§ EXERCISE INSTRUCTIONS:
In the records below, find the line that contains "const unsigned inc" and the line that contains "const int nk", then retype exactly those two lines and every line between them.

[Records contained in a dataset]
------------------------------------------------

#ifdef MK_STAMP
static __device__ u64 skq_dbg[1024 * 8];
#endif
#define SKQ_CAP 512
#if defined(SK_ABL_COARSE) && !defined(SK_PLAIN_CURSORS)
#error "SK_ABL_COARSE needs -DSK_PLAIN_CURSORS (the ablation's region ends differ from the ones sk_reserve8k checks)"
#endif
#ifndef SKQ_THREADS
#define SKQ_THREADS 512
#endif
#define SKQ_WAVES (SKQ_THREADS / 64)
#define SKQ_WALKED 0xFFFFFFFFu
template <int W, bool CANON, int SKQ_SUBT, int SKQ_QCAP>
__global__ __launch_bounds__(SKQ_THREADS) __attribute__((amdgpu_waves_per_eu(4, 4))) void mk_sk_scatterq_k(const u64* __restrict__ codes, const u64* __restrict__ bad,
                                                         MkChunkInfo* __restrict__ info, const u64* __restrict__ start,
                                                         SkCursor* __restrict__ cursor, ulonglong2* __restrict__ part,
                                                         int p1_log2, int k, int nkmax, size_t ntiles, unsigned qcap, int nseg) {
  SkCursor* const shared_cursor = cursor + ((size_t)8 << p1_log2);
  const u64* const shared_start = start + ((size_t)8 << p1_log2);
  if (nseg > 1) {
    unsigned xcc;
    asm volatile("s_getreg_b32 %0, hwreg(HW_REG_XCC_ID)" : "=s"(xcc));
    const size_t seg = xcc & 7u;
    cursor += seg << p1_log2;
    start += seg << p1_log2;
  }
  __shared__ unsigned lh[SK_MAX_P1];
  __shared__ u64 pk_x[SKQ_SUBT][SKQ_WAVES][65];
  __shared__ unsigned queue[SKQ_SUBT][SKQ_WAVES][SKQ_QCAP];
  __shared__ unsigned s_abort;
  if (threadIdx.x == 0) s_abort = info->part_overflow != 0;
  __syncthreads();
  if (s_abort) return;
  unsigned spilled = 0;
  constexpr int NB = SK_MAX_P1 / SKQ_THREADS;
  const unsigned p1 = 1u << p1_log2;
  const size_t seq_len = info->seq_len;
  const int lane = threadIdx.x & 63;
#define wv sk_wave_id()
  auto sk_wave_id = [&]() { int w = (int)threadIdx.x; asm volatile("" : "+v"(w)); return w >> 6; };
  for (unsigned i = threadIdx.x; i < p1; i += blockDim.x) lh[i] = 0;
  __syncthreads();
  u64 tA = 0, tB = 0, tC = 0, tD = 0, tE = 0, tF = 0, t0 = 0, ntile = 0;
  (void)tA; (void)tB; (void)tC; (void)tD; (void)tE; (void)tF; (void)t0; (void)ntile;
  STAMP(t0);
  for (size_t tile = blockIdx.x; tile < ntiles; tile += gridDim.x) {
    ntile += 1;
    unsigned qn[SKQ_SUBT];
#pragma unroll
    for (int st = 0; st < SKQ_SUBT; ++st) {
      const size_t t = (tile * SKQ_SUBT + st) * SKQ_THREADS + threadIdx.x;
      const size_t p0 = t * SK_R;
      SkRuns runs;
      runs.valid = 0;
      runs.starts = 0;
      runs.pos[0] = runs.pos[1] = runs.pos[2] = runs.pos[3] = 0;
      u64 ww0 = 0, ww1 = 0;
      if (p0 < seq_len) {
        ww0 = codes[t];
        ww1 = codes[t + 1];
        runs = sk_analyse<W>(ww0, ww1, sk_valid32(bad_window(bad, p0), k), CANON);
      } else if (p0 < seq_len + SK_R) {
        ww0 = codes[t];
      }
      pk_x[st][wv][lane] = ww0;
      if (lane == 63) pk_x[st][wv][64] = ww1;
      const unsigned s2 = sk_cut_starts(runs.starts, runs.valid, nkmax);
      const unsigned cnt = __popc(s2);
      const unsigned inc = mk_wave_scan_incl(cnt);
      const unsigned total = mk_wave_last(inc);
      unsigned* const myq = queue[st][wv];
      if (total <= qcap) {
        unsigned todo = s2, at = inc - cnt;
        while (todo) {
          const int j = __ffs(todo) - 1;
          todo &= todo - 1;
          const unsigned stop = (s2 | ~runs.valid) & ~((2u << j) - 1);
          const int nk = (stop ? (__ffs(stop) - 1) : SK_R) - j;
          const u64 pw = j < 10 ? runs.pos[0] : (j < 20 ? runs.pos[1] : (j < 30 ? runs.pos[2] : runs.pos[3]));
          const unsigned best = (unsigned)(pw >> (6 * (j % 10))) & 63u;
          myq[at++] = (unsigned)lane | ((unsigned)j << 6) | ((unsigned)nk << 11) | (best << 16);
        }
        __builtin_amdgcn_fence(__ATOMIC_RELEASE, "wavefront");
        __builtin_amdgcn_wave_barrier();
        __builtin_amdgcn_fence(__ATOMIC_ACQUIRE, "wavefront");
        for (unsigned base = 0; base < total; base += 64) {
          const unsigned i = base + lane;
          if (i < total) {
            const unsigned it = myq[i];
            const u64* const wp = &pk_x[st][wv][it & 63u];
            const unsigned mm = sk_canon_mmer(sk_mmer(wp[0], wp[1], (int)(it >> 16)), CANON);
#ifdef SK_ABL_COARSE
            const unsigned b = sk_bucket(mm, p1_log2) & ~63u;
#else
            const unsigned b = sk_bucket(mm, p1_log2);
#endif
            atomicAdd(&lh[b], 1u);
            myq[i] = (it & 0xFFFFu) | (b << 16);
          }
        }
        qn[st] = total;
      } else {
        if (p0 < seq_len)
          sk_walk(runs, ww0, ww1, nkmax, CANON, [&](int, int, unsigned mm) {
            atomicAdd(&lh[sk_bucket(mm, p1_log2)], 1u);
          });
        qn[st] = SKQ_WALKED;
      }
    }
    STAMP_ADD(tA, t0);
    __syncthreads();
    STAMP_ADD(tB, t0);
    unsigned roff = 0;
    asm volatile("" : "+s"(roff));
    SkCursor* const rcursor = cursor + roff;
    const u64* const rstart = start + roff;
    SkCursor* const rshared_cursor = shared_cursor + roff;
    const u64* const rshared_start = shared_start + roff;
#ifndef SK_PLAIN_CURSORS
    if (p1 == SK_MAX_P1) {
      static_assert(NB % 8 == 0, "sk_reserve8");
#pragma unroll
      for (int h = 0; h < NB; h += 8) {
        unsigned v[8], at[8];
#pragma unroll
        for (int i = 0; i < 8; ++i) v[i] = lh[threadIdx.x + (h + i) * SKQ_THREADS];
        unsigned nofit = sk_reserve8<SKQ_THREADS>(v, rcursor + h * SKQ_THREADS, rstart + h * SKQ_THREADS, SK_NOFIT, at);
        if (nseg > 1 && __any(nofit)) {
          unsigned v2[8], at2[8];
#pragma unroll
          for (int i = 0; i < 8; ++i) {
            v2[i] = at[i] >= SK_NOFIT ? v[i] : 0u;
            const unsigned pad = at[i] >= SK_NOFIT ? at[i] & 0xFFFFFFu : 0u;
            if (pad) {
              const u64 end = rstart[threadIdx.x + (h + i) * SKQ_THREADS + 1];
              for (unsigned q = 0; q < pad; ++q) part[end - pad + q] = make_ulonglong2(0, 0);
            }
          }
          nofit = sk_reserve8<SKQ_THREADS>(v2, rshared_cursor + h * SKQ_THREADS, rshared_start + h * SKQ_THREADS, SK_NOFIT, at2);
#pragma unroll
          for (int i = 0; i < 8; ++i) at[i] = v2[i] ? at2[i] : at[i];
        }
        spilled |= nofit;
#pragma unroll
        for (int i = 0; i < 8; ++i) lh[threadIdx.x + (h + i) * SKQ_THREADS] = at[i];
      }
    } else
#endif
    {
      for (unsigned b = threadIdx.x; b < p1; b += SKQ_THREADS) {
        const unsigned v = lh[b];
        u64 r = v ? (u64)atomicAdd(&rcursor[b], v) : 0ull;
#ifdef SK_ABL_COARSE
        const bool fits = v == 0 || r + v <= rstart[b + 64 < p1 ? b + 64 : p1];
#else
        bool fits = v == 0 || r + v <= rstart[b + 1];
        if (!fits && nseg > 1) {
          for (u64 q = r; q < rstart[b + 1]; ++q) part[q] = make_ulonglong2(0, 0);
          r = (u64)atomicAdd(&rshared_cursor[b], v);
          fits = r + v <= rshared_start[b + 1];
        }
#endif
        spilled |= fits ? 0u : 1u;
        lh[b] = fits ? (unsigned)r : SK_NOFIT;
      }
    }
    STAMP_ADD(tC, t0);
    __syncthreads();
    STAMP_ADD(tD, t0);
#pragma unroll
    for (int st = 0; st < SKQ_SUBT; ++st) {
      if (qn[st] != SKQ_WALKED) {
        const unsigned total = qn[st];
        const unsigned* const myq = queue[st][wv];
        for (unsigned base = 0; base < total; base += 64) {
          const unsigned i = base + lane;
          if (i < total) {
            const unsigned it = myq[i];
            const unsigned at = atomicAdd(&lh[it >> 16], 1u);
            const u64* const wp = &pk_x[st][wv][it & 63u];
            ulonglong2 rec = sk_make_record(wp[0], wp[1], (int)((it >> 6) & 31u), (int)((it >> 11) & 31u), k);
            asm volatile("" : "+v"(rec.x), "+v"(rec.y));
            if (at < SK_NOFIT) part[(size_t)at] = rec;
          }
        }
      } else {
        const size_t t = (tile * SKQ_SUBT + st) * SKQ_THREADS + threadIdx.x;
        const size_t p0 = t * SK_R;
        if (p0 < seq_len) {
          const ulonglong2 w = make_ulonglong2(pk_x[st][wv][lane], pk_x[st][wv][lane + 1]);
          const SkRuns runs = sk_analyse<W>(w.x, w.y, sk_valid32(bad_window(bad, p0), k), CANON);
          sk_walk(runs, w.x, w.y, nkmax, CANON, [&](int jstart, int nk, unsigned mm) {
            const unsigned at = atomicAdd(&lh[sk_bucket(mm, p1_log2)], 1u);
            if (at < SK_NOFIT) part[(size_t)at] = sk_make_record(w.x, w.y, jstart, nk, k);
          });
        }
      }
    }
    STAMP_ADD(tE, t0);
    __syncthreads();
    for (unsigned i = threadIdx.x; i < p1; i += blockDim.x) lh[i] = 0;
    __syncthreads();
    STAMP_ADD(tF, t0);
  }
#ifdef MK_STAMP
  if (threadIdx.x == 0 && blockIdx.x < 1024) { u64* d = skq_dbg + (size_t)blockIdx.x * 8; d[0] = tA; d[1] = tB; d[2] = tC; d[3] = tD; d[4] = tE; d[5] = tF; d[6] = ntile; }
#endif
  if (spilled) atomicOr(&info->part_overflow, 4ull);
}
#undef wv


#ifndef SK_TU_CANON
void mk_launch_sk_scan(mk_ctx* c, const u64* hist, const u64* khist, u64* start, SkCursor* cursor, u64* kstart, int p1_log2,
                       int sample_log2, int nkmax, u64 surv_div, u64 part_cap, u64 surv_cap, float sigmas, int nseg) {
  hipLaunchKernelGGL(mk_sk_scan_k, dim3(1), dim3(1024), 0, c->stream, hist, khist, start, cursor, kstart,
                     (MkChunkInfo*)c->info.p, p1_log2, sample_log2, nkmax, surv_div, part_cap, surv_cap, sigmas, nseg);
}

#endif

------------------------------------------------

§ RESPONSE:
      const unsigned inc = mk_wave_scan_incl(cnt);
      const unsigned total = mk_wave_last(inc);
      unsigned* const myq = queue[st][wv];
      if (total <= qcap) {
        unsigned todo = s2, at = inc - cnt;
        while (todo) {
          const int j = __ffs(todo) - 1;
          todo &= todo - 1;
          const unsigned stop = (s2 | ~runs.valid) & ~((2u << j) - 1);
          const int nk = (stop ? (__ffs(stop) - 1) : SK_R) - j;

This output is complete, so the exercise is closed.